The records below hold a stretch from the line with "for (int i = 0; i < m;" through the line with "Cand* lst = reinterpret_cast<Cand*>(smem);"; return exactly those lines, ends included, and nothing more.

▼▼▼

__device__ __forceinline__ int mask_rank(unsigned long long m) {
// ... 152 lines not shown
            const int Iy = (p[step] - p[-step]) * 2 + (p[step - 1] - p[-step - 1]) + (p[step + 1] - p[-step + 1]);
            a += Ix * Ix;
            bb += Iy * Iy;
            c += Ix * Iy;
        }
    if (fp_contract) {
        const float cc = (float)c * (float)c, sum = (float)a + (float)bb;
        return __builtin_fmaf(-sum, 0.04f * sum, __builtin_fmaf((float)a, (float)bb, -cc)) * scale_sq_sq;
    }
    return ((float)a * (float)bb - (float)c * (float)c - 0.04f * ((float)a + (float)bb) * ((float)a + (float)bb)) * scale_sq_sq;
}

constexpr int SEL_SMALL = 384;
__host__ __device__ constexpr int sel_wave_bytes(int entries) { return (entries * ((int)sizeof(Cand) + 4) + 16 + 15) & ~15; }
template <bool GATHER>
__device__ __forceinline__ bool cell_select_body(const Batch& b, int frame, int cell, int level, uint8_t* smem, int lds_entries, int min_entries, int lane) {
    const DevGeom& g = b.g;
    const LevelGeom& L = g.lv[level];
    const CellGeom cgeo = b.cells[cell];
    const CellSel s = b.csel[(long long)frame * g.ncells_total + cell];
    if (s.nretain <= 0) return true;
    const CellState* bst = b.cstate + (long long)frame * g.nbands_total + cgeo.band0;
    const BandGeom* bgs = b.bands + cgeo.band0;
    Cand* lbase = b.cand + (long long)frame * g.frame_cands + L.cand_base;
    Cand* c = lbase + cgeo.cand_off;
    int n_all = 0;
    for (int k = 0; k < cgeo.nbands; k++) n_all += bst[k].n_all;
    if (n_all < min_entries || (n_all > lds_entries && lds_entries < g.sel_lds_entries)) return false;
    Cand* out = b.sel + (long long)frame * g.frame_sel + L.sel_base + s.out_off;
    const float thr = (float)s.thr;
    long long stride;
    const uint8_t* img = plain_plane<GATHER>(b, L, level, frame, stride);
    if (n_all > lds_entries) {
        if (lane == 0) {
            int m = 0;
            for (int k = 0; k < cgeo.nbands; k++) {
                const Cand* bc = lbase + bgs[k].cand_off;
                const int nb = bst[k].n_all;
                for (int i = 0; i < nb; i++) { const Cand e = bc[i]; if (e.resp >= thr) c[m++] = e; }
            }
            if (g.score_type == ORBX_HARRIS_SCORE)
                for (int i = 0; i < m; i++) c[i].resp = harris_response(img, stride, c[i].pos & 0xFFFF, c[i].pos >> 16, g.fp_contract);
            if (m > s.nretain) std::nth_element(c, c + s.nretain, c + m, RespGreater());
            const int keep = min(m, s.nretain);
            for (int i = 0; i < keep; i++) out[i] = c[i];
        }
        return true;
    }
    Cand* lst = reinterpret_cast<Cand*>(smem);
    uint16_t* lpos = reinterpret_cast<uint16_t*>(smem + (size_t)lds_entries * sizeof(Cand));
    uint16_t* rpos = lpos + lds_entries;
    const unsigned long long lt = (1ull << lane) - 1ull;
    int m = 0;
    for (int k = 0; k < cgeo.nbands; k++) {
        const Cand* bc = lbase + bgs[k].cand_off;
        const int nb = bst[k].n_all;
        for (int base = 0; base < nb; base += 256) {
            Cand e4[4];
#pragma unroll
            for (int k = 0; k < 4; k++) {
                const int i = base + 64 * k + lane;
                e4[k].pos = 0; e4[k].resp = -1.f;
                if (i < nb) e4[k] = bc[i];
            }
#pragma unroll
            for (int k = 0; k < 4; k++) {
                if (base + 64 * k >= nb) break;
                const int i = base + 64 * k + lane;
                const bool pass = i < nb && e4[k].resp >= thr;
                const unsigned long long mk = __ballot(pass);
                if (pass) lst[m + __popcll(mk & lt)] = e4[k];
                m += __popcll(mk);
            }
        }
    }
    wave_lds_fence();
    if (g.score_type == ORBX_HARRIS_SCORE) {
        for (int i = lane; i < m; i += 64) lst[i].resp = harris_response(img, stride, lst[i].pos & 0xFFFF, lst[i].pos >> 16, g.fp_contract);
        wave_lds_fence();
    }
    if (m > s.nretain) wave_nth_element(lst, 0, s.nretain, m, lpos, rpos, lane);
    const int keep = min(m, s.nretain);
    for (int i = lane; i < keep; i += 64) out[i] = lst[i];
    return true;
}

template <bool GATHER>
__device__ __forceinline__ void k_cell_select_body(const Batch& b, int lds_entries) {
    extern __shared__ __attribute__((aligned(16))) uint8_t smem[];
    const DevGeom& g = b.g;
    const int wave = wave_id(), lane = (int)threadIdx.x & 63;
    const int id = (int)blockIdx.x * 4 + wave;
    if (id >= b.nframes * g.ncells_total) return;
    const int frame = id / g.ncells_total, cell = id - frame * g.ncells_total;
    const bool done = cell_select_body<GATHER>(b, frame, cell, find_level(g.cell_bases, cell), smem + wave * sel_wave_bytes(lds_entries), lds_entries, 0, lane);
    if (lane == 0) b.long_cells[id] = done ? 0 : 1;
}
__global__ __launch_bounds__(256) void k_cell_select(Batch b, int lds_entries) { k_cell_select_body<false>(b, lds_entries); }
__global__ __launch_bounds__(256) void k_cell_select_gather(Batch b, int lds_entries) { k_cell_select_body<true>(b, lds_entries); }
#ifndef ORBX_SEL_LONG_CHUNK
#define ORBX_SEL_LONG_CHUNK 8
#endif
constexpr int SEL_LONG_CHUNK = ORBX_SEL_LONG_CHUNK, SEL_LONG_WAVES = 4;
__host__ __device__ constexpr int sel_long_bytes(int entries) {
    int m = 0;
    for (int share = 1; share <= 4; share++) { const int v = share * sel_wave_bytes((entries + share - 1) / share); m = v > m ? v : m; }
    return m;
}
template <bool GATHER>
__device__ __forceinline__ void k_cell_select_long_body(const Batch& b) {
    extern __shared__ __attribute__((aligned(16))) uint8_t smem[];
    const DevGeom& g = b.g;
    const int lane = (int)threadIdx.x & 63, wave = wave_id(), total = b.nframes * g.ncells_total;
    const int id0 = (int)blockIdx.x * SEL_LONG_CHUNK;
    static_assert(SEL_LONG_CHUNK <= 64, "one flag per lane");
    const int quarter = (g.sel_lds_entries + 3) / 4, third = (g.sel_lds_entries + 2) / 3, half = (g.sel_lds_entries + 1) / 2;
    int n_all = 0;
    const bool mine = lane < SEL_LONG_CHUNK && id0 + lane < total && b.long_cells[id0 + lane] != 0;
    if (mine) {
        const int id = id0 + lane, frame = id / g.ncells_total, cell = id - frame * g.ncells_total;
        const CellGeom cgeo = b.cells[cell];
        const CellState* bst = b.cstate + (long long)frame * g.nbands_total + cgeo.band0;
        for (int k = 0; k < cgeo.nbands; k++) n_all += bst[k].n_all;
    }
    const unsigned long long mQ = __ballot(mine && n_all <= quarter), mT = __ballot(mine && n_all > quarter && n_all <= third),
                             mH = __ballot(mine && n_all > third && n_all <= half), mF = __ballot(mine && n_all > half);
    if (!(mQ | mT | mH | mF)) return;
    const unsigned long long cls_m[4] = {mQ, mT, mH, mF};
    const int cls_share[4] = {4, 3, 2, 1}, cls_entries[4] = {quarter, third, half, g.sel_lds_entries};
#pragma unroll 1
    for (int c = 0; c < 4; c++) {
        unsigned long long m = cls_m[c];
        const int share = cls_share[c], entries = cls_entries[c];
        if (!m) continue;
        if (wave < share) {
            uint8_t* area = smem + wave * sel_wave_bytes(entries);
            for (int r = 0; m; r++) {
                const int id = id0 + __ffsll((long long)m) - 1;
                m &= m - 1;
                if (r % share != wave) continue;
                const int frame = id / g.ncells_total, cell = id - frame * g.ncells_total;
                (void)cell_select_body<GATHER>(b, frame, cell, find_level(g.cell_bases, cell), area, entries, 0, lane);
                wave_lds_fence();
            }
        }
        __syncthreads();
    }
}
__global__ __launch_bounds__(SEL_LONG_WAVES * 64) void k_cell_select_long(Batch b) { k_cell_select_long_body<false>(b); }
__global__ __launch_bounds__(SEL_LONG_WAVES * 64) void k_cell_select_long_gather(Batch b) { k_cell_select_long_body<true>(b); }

▲▲▲

**Output below:**
                for (int i = 0; i < m; i++) c[i].resp = harris_response(img, stride, c[i].pos & 0xFFFF, c[i].pos >> 16, g.fp_contract);
            if (m > s.nretain) std::nth_element(c, c + s.nretain, c + m, RespGreater());
            const int keep = min(m, s.nretain);
            for (int i = 0; i < keep; i++) out[i] = c[i];
        }
        return true;
    }
    Cand* lst = reinterpret_cast<Cand*>(smem);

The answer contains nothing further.